The piece around letting students really do the thinking is such an anti-racist stance, especially working with kids of color. If we do the thinking for them, it’s like we don’t think that they can do it. And in some ways, we have low expectations, right? That’s really hard, because as educators, we want to help.
It’s hard to see a kid struggle, we want to help them and relieve them from that struggle. We have to sit in the discomfort of students’ struggles and set the conditions for productive struggle, rather than high-anxiety struggle. It’s a hard thing to do.
Max Silverman: What you’re presenting is a pretty ambitious agenda for teachers, but it’s one that is needed. So what does it look like when a school leader is supporting this sort of learning and the growth of teachers to work in the ways that you’re talking about?

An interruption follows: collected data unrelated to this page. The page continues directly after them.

+  for (int i = 0; i < nph; ++i)
+    for (int t = 0; t < ph[i].ntaps; ++t)
+      LAVB_CHECK_ARG(a.dy[ph[i].tap0 + t] == ph[i].dy[t] && a.dx[ph[i].tap0 + t] == ph[i].dx[t],
+                     "conv_umma: entry %d: weight tap %d is given two different offsets", i, ph[i].tap0 + t);
+  a.num_tiles = (int)tiles;
+  a.hout = d->hout; a.wout = d->wout; a.cout = cout_mma; a.cout_store = d->cout; a.kchunks = d->cin / kBlockK;
   const int nc = cout_mma / 32;
   const bool two_per_sm = nc <= 4;
   const int stage_bytes = kABytes + cout_mma * kBlockK * 2;
-  const int ctrl_bytes = 1024  + 16 * kMaxStages + 3 * 256 * (int)sizeof(float);
+  const int ctrl_bytes = 1024  + 16 * kMaxStages + 3 * 256 * (int)sizeof(float) + (nph > 1 ? kTableBytes : 0);
   const int smem_cap = two_per_sm ? 113 * 1024 : 227 * 1024;
   a.stages = min(kMaxStages, (smem_cap - ctrl_bytes) / stage_bytes);
-  a.in_sy = d->in_sy; a.in_sx = d->in_sx; a.out_sy = d->out_sy; a.out_sx = d->out_sx; a.out_oy = d->out_oy; a.out_ox = d->out_ox;
+  a.in_sy = d->in_sy; a.in_sx = d->in_sx; a.out_sy = d->out_sy; a.out_sx = d->out_sx;
   a.out_cstride = d->out_cstride; a.out_coff = d->out_coff; a.out_is_f32 = d->out_dtype == LAVB_F32;
   a.res_cstride = d->res_cstride; a.res_coff = d->res_coff;
-  a.pre_bias = d->pre_relu && d->bias != nullptr;
-  a.pre_relu = d->pre_relu; a.post_relu = d->post_relu; a.sigmoid = d->sigmoid; a.d2s_nout = d->d2s_nout;
-  if (d->d2s_nout) {
-    LAVB_CHECK_ARG(d->cout == 32 && d->d2s_nout >= 1 && 4 * d->d2s_nout <= 32 && d->out_dtype == LAVB_F32 && d->out_sy == 2 &&
-                   d->out_sx == 2 && d->res == nullptr, "conv_umma: depth-to-space epilogue needs cout=32, fp32 out, out_s=2, no residual");
-  }
-  for (int t = 0; t < d->ntaps; ++t) { a.dy[t] = d->dy[t]; a.dx[t] = d->dx[t]; }
-  a.out = d->out; a.res = reinterpret_cast<const h16*>(d->res);
-  a.bias = d->bias; a.scale = d->scale; a.shift = d->shift;
+  for (int k = 0; k < nep; ++k) a.bias[k] = eps[k];
+  a.pre_relu = d->pre_relu; a.post_relu = d->post_relu;
+  a.res = reinterpret_cast<const h16*>(d->res);
+  a.scale = d->scale; a.shift = d->shift;
   if (a.num_tiles == 0) return 0;
   const int smem = a.stages * stage_bytes + ctrl_bytes;
   const int grid = min(a.num_tiles, two_per_sm ? 2 * kNumSMs : kNumSMs);
+  ConvArgs<1> a1;
+  memset(&a1, 0, sizeof(a1));
+  static_cast<ConvHead&>(a1) = a;
+  for (int t = 0; t < kMaxTaps; ++t) { a1.dy[t] = a.dy[t]; a1.dx[t] = a.dx[t]; }
+  a1.sub[0] = a.sub[0]; a1.bias[0] = a.bias[0];
 #define LAVB_CONV_LAUNCH(NC)                                                                                              \
   case NC: {                                                                                                              \
                              \
-    LAVB_CUDA_OK(ensure_dyn_smem((const void*)conv_umma_kernel<NC>, smem_cap));                                          \
-    conv_umma_kernel<NC><<<grid, kConvThreads, smem, (cudaStream_t)stream>>>(tmap_a, tmap_b, a);                          \
+    if (nph == 1) {                                                                                                       \
+      LAVB_CUDA_OK(ensure_dyn_smem((const void*)conv_umma_kernel<NC, 1>, smem_cap));                                     \
+      conv_umma_kernel<NC, 1><<<grid, kConvThreads, smem, (cudaStream_t)stream>>>(tmap_a, tmap_b, a1);                   \
+    } else {                                                                                                              \
+      LAVB_CUDA_OK(ensure_dyn_smem((const void*)conv_umma_kernel<NC, kMaxSubs>, smem_cap));                              \
+      conv_umma_kernel<NC, kMaxSubs><<<grid, kConvThreads, smem, (cudaStream_t)stream>>>(tmap_a, tmap_b, a);             \
+    }                                                                                                                     \
     break;                                                                                                                \
   }
   switch (nc) {
@@ -237,3 +344,21 @@
   LAVB_LAUNCH_OK();
   return 0;
 }
+
+}
+
+extern "C" int lavb_conv_umma(const lavb_conv_desc* d, void* stream) {
+  LAVB_CHECK_ARG(d != nullptr, "conv_umma: null descriptor");
+  LAVB_CHECK_ARG(d->ntaps >= 1 && d->ntaps <= kMaxTaps, "conv_umma: ntaps must be 1..16");
+  lavb_conv_phase e;
+  memset(&e, 0, sizeof(e));
+  e.hog = d->hog; e.wog = d->wog; e.out_oy = d->out_oy; e.out_ox = d->out_ox;
+  e.ntaps = d->ntaps; e.tap0 = 0;
+  for (int t = 0; t < d->ntaps; ++t) { e.dy[t] = d->dy[t]; e.dx[t] = d->dx[t]; }
+  e.in_coff = d->in_coff; e.out = d->out; e.bias = d->bias; e.sigmoid = d->sigmoid; e.d2s_nout = d->d2s_nout;
+  return conv_umma_launch(d, &e, 1, stream);
+}
+
+extern "C" int lavb_conv_umma_phases(const lavb_conv_desc* d, const lavb_conv_phase* h_phases, int nphases, void* stream) {
+  return conv_umma_launch(d, h_phases, nphases, stream);
+}
diff --git a/lav_b200/layers.py b/lav_b200/layers.py
--- a/lav_b200/layers.py
+++ b/lav_b200/layers.py
@@ -4,6 +4,7 @@
 
 USE_UMMA = True
 UMMA_STRIDED = True
+UMMA_ONE_LAUNCH = True
 
 
 def bn_affine(bn, eps=None):
@@ -77,10 +78,15 @@
                           and self.cout in (64, 128, 256) and not post_relu and not sigmoid)
         if self.umma_ok:
             cm = (self.cout + 31) // 32 * 32
+            w_all = torch.zeros((sum(len(ph["taps"]) for ph in self.phases), cm, self.cin_k), dtype=ops.h16(),
+                                device=self.phases[0]["w"].device)
+            t0 = 0
             for ph in self.phases:
-                wu = torch.zeros((len(ph["taps"]), cm, self.cin_k), dtype=ops.h16(), device=ph["w"].device)
-                wu[:, :self.cout] = ph["w"][:, :, :self.cout].permute(0, 2, 1).to(ops.h16())
-                ph["w_umma"] = wu.contiguous()
+                nt = len(ph["taps"])
+                w_all[t0:t0 + nt, :self.cout] = ph["w"][:, :, :self.cout].permute(0, 2, 1).to(ops.h16())
+                ph["w_umma"], ph["tap0"] = w_all[t0:t0 + nt], t0
+                t0 += nt
+            self.w_umma = w_all
 
     def _block(self, w_ci_co):
         if self.cin_k == self.cin:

Gia Truong: My thinking has really evolved about what it means to be an instructional leader or a principal supporting teachers. In the past, it was organized around providing professional development and coaching. Those things are still relevant, but teachers also need to experience what they want kids to experience, and a lot of teachers haven’t experienced that kind of deeper learning in their own education. With our teachers at Envision, we try to do yearly slices where they get to experience a project, and really unpack the deeper learning skills we’re trying to incorporate. What are the cognitive or content standards that we’re trying to incorporate, so that they can see the vision of it and experience it as students themselves? The instructional leader’s job is to make sure that that commitment is enduring, because it’s so easy to try something, it fails, and then go back to your default and your comfort zone. We need to make sure that teachers get the coaching they need, the professional learning communities with their peers, to really help each other and normalize the struggle of doing something potentially different with their students.
Max Silverman: You’re painting a really vivid picture of what student learning can look like, the teaching that gets us there, and the leadership that supports the teachers. So now what is the role of the school system, or central office, in supporting student learning, classroom teaching and school leadership?

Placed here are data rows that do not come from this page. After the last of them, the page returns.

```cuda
extern "C" {
extern const unsigned char pb_sobol_blob_start[];
// ... 1576 lines not shown
                int rc = trace();
                if (rc != PBRT_OK) return rc;
                CK(cudaMemsetAsync(d_nrays, 0, 4, st));
                cudaEvent_t e, f;
                CK(scr->event(&e)); CK(scr->event(&f));
                CK(cudaEventRecord(e, st));
                const uint64_t total = (uint64_t)n * ao_n;
                k_ao_shade<<<(unsigned)((total + 255) / 256), 256, 0, st>>>(sc->d, rp, ps, bi, ao_n, p->ao_cos_sample ? 1u : 0u, sc->nib.p, n_chunks, sc->vdc.p,
                                                                         sc->vdci.p, X.rays.p, X.ao_weight.p, d_nrays);
                CK(cudaEventRecord(f, st));
                sev.push_back(e); sev.push_back(f);
                launches++;
                if ((rc = trace()) != PBRT_OK) return rc;
                k_ao_resolve<<<(n + 255) / 256, 256, 0, st>>>(ps, bi, ao_n, X.ao_weight.p, X.occl.p);
                k_resolve<<<(bi.n_pixels + 255) / 256, 256, 0, st>>>(rp, ps, bi, scr->filter_table.p, d_film, d_samples);
                launches += 2;
            }
        CK(cudaGetLastError());
        CK(cudaEventRecord(ev1, st));
        CK(cudaStreamSynchronize(st));
    } else if (share_pixels > 0) {
        const uint64_t total_pixels = share_pixels;
        static const int cap_log2_env = getenv("PB_BATCH_LOG2") ? std::min(26, std::max(10, atoi(getenv("PB_BATCH_LOG2")))) : 0;
        const int cap_log2 = cap_log2_env ? cap_log2_env : (sc->d.n_textures ? 22 : 24);
        const size_t CAP = (size_t)1 << cap_log2;
        const uint32_t samples_per_batch = (uint32_t)std::min<size_t>(rp.spp, CAP);
        const uint32_t pixels_per_batch = (uint32_t)std::min<uint64_t>(std::max<size_t>(1, CAP / samples_per_batch), total_pixels);
        const size_t cap = (size_t)samples_per_batch * pixels_per_batch;
        const uint64_t n_batches = ((rp.spp + samples_per_batch - 1) / samples_per_batch) * ((total_pixels + pixels_per_batch - 1) / pixels_per_batch);
        static const int shade_spec = getenv("PB_SHADE_SPEC") ? atoi(getenv("PB_SHADE_SPEC")) : 2;
        const bool plan_instanced = sc->d.n_instances > 0;
        struct ShadeLaunch { int spec; uint32_t lo, hi; };
        std::vector<ShadeLaunch> shade_plan;
        {
            uint32_t mask = sc->class_mask & ~1u, covered = 0;
            const uint32_t first_general = PB_SPEC_PLASTIC + 1;
            for (uint32_t c = 1; c < first_general && shade_spec; ++c) {
                if (!(mask & (1u << c))) continue;
                const bool have = c == 1 + LOBE_LAMBERT || (shade_spec >= 2 && !halton && !plan_instanced && (c == 1 + LOBE_SPEC_REFL || c == 1 + LOBE_FRESNEL_SPEC || c == 1 + LOBE_OREN_NAYAR ||
                                                                                                    c == 1 + LOBE_MF_REFL || c == 1 + LOBE_FRESNEL_BLEND || c == PB_SPEC_PLASTIC));
                if (!have) continue;
                shade_plan.push_back({(int)c, c, c + 1});
                covered |= 1u << c;
            }
            const uint32_t rest = mask & ~covered;
            for (uint32_t c = 1; c < PB_SHADE_CLASSES;) {
                if (!(rest & (1u << c))) { ++c; continue; }
                uint32_t e = c;
                while (e < PB_SHADE_CLASSES && (rest & (1u << e))) ++e;
                shade_plan.push_back({0, c, e});
                c = e;
            }
            const uint32_t lam = 1 + LOBE_LAMBERT;
            bool folded = false;
            if ((covered & (1u << lam)) && (mask & ((1u << lam) - 2u)) == 0u)
                for (ShadeLaunch& l : shade_plan) if (l.spec == (int)lam) { l.lo = 0; folded = true; }
            if (!folded) shade_plan.insert(shade_plan.begin(), ShadeLaunch{shade_spec ? (int)lam : 0, 0u, (mask & 2u) ? 1u : 2u});
        }
        static const bool dual_env = !(getenv("PB_SINGLE_STREAM") && atoi(getenv("PB_SINGLE_STREAM")));
        const bool streams_forced = getenv("PB_STREAMS") && atoi(getenv("PB_STREAMS")) >= 2;
        const bool dual = dual_env && !(p->flags & PBRT_RENDER_SINGLE_STREAM) && !null_paths && n_batches > 1 &&
                          !(getenv("PB_STREAMS") && atoi(getenv("PB_STREAMS")) <= 1) && ((shade_plan.size() >= 3 && sc->d.n_textures == 0) || streams_forced);
        static const int streams_env = getenv("PB_STREAMS") ? std::min(4, std::max(1, atoi(getenv("PB_STREAMS")))) : 2;
        const int n_ctx = dual ? (int)std::min<uint64_t>((uint64_t)streams_env, n_batches) : 1;

        const int sm_count = sm_count_of(sc->device);
        const bool count_work = (p->flags & PBRT_RENDER_COUNT_WORK) != 0;
        const bool spatial = strategy == PBRT_LIGHTS_SPATIAL && nl > 0;

        int nv[3] = {1, 1, 1};
        size_t nvox = 1;
        if (spatial) {
            float diag[3] = {sc->d.wb_max[0] - sc->d.wb_min[0], sc->d.wb_max[1] - sc->d.wb_min[1], sc->d.wb_max[2] - sc->d.wb_min[2]};
            int me = (diag[0] > diag[1] && diag[0] > diag[2]) ? 0 : (diag[1] > diag[2] ? 1 : 2);
            float bmax = diag[me];
            for (int i = 0; i < 3; ++i) {
                nv[i] = std::max(1, f2i_sat(roundf(diag[i] / bmax * 64.0f)));
                nvox *= (size_t)nv[i];
            }
        }
        const size_t grid_row_bytes = (3 * std::max<size_t>(nl, 1) + 2) * sizeof(float);
        const size_t grid_budget = lightgrid_budget();
        const bool grid_sparse = spatial && nvox * grid_row_bytes > grid_budget;
        const size_t grid_rows = grid_sparse ? std::max<size_t>(1, std::min(nvox, grid_budget / grid_row_bytes)) : nvox;
        std::vector<float> fixed_f(nl, 1.0f), fixed_cdf;
        float fixed_int = 0.0f;
        if (!spatial && nl > 0) {
            if (strategy == PBRT_LIGHTS_POWER)
                for (uint32_t j = 0; j < nl; ++j) {
                    const DLight& l = sc->h_lights[j];
                    Sp pw;
                    const Sp I = mksp(l.L[0], l.L[1], l.L[2]);
                    if (l.kind == PBRT_LIGHT_POINT) pw = I * (4.0f * PB_PI);
                    else if (l.kind == PBRT_LIGHT_SPOT) pw = I * 2.0f * PB_PI * (1.0f - 0.5f * (l.cos_falloff_start + l.cos_total_width));
                    else if (l.kind == PBRT_LIGHT_DISTANT) pw = I * PB_PI * sc->d.world_radius * sc->d.world_radius;
                    else if (l.kind == PBRT_LIGHT_INFINITE) pw = sc->h_env_power[j] * sp1(PB_PI * sc->d.world_radius * sc->d.world_radius);
                    else pw = I * (l.two_sided ? 2.0f : 1.0f) * l.area * PB_PI;
                    fixed_f[j] = lum(pw);
                }
            make_distribution(fixed_f, fixed_cdf, fixed_int);
        }
        CK(scr->filter_table.alloc(256));
        CK(cudaMemcpyAsync(scr->filter_table.p, p->filter_table, 256 * 4, cudaMemcpyHostToDevice, st));

        uint32_t dims_needed = (uint32_t)std::min<uint64_t>(1024u, 5 + 8 * ((uint64_t)rp.max_depth + 1));
        uint32_t log2_spp = 0;
        while ((1u << log2_spp) < rp.spp) log2_spp++;
        const uint32_t index_bits = std::min<uint32_t>(52u, 2u * rp.log2_res + log2_spp);
        const uint32_t n_chunks = std::max<uint32_t>(1u, (index_bits + 3u) / 4u);
        const uint32_t sobol_ds = (dims_needed + 8u) | 1u;
// ... 635 lines not shown
```

Measured before the change: 1513.

## Resolve deferred NEE/MIS and env misses in sort kernel, drop class-0 shading

Moves the accumulation of deferred shadow/MIS contributions and the environment-light handling for missed rays out of the shade kernel into the sort kernel, which already reads each path's L. Finished paths (class 0) are now retired directly in sort, so shading launches no longer have to cover class 0. The host shade plan is changed so that class 0 is never launched and class 1 is launched only when needed. The sort kernel gains extra loads and light evaluation, which may raise its register pressure and divergence.

```diff
diff --git a/rs_pbrt_b200/csrc/pb_kernels.cuh b/rs_pbrt_b200/csrc/pb_kernels.cuh
--- a/rs_pbrt_b200/csrc/pb_kernels.cuh
+++ b/rs_pbrt_b200/csrc/pb_kernels.cuh
@@ -391,11 +391,46 @@
         uint32_t cls = 0xffffffffu, slot = 0;
         if (qi < count) {
             slot = queue[qi];
-            cls = 0;
-            if (__float_as_uint(ps.L[slot].w) & PF_HAS_RAY) {
+            const float4 Lf = ps.L[slot];
+            const uint32_t flags = __float_as_uint(Lf.w);
+            Sp L = mksp(Lf.x, Lf.y, Lf.z);
+            if (flags & (PF_HAS_SHADOW | PF_HAS_MIS)) {
+                Sp ld = sp1(0.0f);
+                const float4 a = ps.ld_light[slot];
+                if ((flags & PF_HAS_SHADOW) && ps.occl[slot] == 0u) ld = ld + mksp(a.x, a.y, a.z);
+                if (flags & PF_HAS_MIS) {
+                    const float4 mh = ps.mis_hit[slot];
+                    int mprim = __float_as_int(mh.x);
+                    if (mprim >= 0) {
+                        const float4 md = ps.mis_d[slot], mf = ps.mis_f[slot];
+                        int light_num = (int)__float_as_uint(md.w);
+                        V3 lp, ln;
+                        int hit_light;
+                        tri_point_normal(sc, (uint32_t)mprim, mh.y, mh.z, mh.w, lp, ln, hit_light);
+                        if (hit_light == light_num) {
+                            Sp le = light_L(sc.lights[light_num], ln, -mk3(md.x, md.y, md.z));
+                            if (!is_black(le)) ld = ld + mksp(mf.x, mf.y, mf.z) * le * sp1(1.0f) * a.w / mf.w;
+                        }
+                    } else if (sc.n_inf) {
+                        const float4 md = ps.mis_d[slot], mf = ps.mis_f[slot];
+                        Sp le = light_le(sc, sc.lights[__float_as_uint(md.w)], mk3(md.x, md.y, md.z));
+                        if (!is_black(le)) ld = ld + mksp(mf.x, mf.y, mf.z) * le * sp1(1.0f) * a.w / mf.w;
+                    }
+                }
+                const float4 nb = ps.nee_beta[slot];
+                L = L + mksp(nb.x, nb.y, nb.z) * spdiv0(ld, nb.w);
+            }
+            if (flags & PF_HAS_RAY) {
                 float4 h = ps.hit[slot];
                 int prim = __float_as_int(h.x);
-                if (prim >= 0) {
+                if (prim < 0) {
+                    if (sc.n_inf && ((flags >> PF_BOUNCES_SHIFT) == 0 || (flags & PF_SPECULAR_BOUNCE))) {
+                        const float4 b4 = ps.beta[slot], rd4 = ps.ray_d[slot];
+                        const Sp beta = mksp(b4.x, b4.y, b4.z);
+                        const V3 rd = mk3(rd4.x, rd4.y, rd4.z);
+                        for (uint32_t k = 0; k < sc.n_inf; ++k) L = L + beta * light_le(sc, sc.lights[sc.inf[k]], rd);
+                    }
+                } else {
                     float4 c = __ldg(sc.tri_verts + 3 * (size_t)prim + 2);
                     uint32_t mat = __float_as_uint(c.y);
                     const uint32_t inst = sc.n_instances ? ps.hit_inst[slot] : 0xffffffffu;
@@ -424,6 +459,8 @@
                     }
                 }
             }
+            if (cls == 0xffffffffu) ps.L[slot] = make_float4(L.r, L.g, L.b, __uint_as_float(0u));
+            else if (flags & (PF_HAS_SHADOW | PF_HAS_MIS)) ps.L[slot] = make_float4(L.r, L.g, L.b, __uint_as_float(flags & ~(PF_HAS_SHADOW | PF_HAS_MIS)));
         }
         unsigned peers = __match_any_sync(0xffffffffu, cls);
         uint32_t base = 0;
@@ -749,207 +786,168 @@
             const float4 st_hit = ps.hit[slot], st_rd = ps.ray_d[slot], st_beta = ps.beta[slot];
             const uint2 st_sobol = ps.sobol[slot];
             const uint32_t st_dim = ps.dim[slot];
-            const float4 st_ld = ps.ld_light[slot], st_mh = ps.mis_hit[slot], st_md = ps.mis_d[slot], st_mf = ps.mis_f[slot], st_nb = ps.nee_beta[slot];
-            const uint32_t st_occl = ps.occl[slot];
             uint32_t flags = __float_as_uint(Lf.w);
             Sp L = mksp(Lf.x, Lf.y, Lf.z);
-            if (flags & (PF_HAS_SHADOW | PF_HAS_MIS)) {
-                Sp ld = sp1(0.0f);
-                const float4 a = st_ld;
-                if ((flags & PF_HAS_SHADOW) && st_occl == 0u) ld = ld + mksp(a.x, a.y, a.z);
-                if (flags & PF_HAS_MIS) {
-                    const float4 mh = st_mh;
-                    int mprim = __float_as_int(mh.x);
-                    if (mprim >= 0) {
-                        const float4 md = st_md, mf = st_mf;
-                        int light_num = (int)__float_as_uint(md.w);
-                        V3 lp, ln;
-                        int hit_light;
-                        tri_point_normal(sc, (uint32_t)mprim, mh.y, mh.z, mh.w, lp, ln, hit_light);
-                        if (hit_light == light_num) {
-                            Sp le = light_L(sc.lights[light_num], ln, -mk3(md.x, md.y, md.z));
-                            if (!is_black(le)) ld = ld + mksp(mf.x, mf.y, mf.z) * le * sp1(1.0f) * a.w / mf.w;
+            uint32_t out_flags = 0;
+            uint32_t bounces = flags >> PF_BOUNCES_SHIFT;
+            bool specular_bounce = (flags & PF_SPECULAR_BOUNCE) != 0;
+            const float4 hit = st_hit;
+            int prim = __float_as_int(hit.x);
+            n_vertices++;
+            const float4 rd4 = st_rd, b4 = st_beta;
+            V3 rd = mk3(rd4.x, rd4.y, rd4.z);
+            Sp beta = mksp(b4.x, b4.y, b4.z);
+            float eta_scale = b4.w;
+            V3 wo = -rd;
+            V3 wo_nee = wo;
+            Isect is = INST ? hit_interaction(sc, rp.instancing, (uint32_t)prim, hit.y, hit.z, hit.w, ps.hit_inst[slot], rd, wo_nee)
+                                      : tri_interaction(sc, (uint32_t)prim, hit.y, hit.z, hit.w);
+            if (bounces == 0 || specular_bounce) {
+                const Sp le = is.area_light >= 0 ? light_L(sc.lights[is.area_light], is.n, wo) : sp1(0.0f);
+                L = L + beta * le;
+            }
+            if (bounces < rp.max_depth) {
+                if (is.material == 0xffffffffu) {
+                    V3 o = offset_ray_origin(is.p, is.p_error, is.n, rd);
+                    ext0 = make_float4(o.x, o.y, o.z, inf);
+                    ext1 = make_float4(rd.x, rd.y, rd.z, __uint_as_float(slot | (RAY_EXTEND << 30)));
+                    emit_ext = true;
+                    out_flags = (flags & ~0xffu) | (flags & PF_SPECULAR_BOUNCE) | PF_HAS_RAY;
+                } else {
+                    BsdfFrame B;
+                    B.mat = sc.materials + is.material;
+                    if (SPEC == 0 && (B.mat->cls & PB_MAT_TEXTURED)) {
+                        if (B.mat->cls & PB_MAT_BUMPED) {
+                            const float4 f0 = ps.slot_frame[2 * (size_t)slot], f1 = ps.slot_frame[2 * (size_t)slot + 1];
+                            is.ns = mk3(f0.x, f0.y, f0.z);
+                            is.sh_dpdu = mk3(f1.x, f1.y, f1.z);
                         }
-                    } else if (!AREA_ONLY && sc.n_inf) {
-                        const float4 md = st_md, mf = st_mf;
-                        Sp le = light_le(sc, sc.lights[__float_as_uint(md.w)], mk3(md.x, md.y, md.z));
-                        if (!is_black(le)) ld = ld + mksp(mf.x, mf.y, mf.z) * le * sp1(1.0f) * a.w / mf.w;
+                        B.mat = ps.slot_mat + slot;
                     }
-                }
-                const float4 nb = st_nb;
-                L = L + mksp(nb.x, nb.y, nb.z) * spdiv0(ld, nb.w);
-            }
-            uint32_t out_flags = 0;
-            if (!AREA_ONLY && cls == 0u && sc.n_inf && (flags & PF_HAS_RAY) && __float_as_int(st_hit.x) < 0) {
-                if ((flags >> PF_BOUNCES_SHIFT) == 0 || (flags & PF_SPECULAR_BOUNCE)) {
-                    const Sp beta = mksp(st_beta.x, st_beta.y, st_beta.z);
-                    const V3 rd = mk3(st_rd.x, st_rd.y, st_rd.z);
-                    for (uint32_t k = 0; k < sc.n_inf; ++k) L = L + beta * light_le(sc, sc.lights[sc.inf[k]], rd);
-                }
-            }
-            if (cls != 0u) {
-                uint32_t bounces = flags >> PF_BOUNCES_SHIFT;
-                bool specular_bounce = (flags & PF_SPECULAR_BOUNCE) != 0;
-                const float4 hit = st_hit;
-                int prim = __float_as_int(hit.x);
-                if (prim >= 0) {
-                    n_vertices++;
-                    const float4 rd4 = st_rd, b4 = st_beta;
-                    V3 rd = mk3(rd4.x, rd4.y, rd4.z);
-                    Sp beta = mksp(b4.x, b4.y, b4.z);
-                    float eta_scale = b4.w;
-                    V3 wo = -rd;
-                    V3 wo_nee = wo;
-                    Isect is = INST ? hit_interaction(sc, rp.instancing, (uint32_t)prim, hit.y, hit.z, hit.w, ps.hit_inst[slot], rd, wo_nee)
-                                              : tri_interaction(sc, (uint32_t)prim, hit.y, hit.z, hit.w);
-                    if (bounces == 0 || specular_bounce) {
-                        const Sp le = is.area_light >= 0 ? light_L(sc.lights[is.area_light], is.n, wo) : sp1(0.0f);
-                        L = L + beta * le;
-                    }
-                    if (bounces < rp.max_depth) {
-                        if (is.material == 0xffffffffu) {
-                            V3 o = offset_ray_origin(is.p, is.p_error, is.n, rd);
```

“The instability of the teaching force means that if we don’t design systems that keep things consistent, aligned and coherent, we’re leaving it up to chance if a student’s going to get a good teacher in the classroom or a prepared teacher. And when we leave it up to chance, it’s like perpetuating systemic oppression.”
Gia Truong: As the principal, I really believe in autonomy and allowing teachers to take risks to really excel. But the instability of the teaching force means that if we don’t design systems that keep things consistent, aligned and coherent, we’re leaving it up to chance if a student’s going to get a good teacher in the classroom or a prepared teacher. And when we leave it up to chance, it’s like perpetuating systemic oppression.
So the central office must focus on important things that provide equity and consistent rigorous learning for students. At Envision we’re trying to figure out if that’s an aligned common curriculum across our schools, or about assessments everybody takes, and also making sure professional development, coaching and assessments are all aligned.
Max Silverman: Do you have a metaphor for how you think the central and home offices should work with schools?
Gia Truong: In your previous interview with Ellen Dorr, she describes it as a trellis that provides enough organization and stability and also keeps things moving along. I am not sure I have the perfect metaphor, but I do know that we need to support students and also give them space to be metacognitive so that they’re really stepping out and reflecting and thinking. I think a lot of times the teachers do it for the students. When we think about how to improve our teaching and learning in the classroom, we need to determine how to engage students in a real partnership.
Max Silverman: It’s been such a pleasure to hear your thinking, Gia.
Gia Truong: Thank you so much for the opportunity.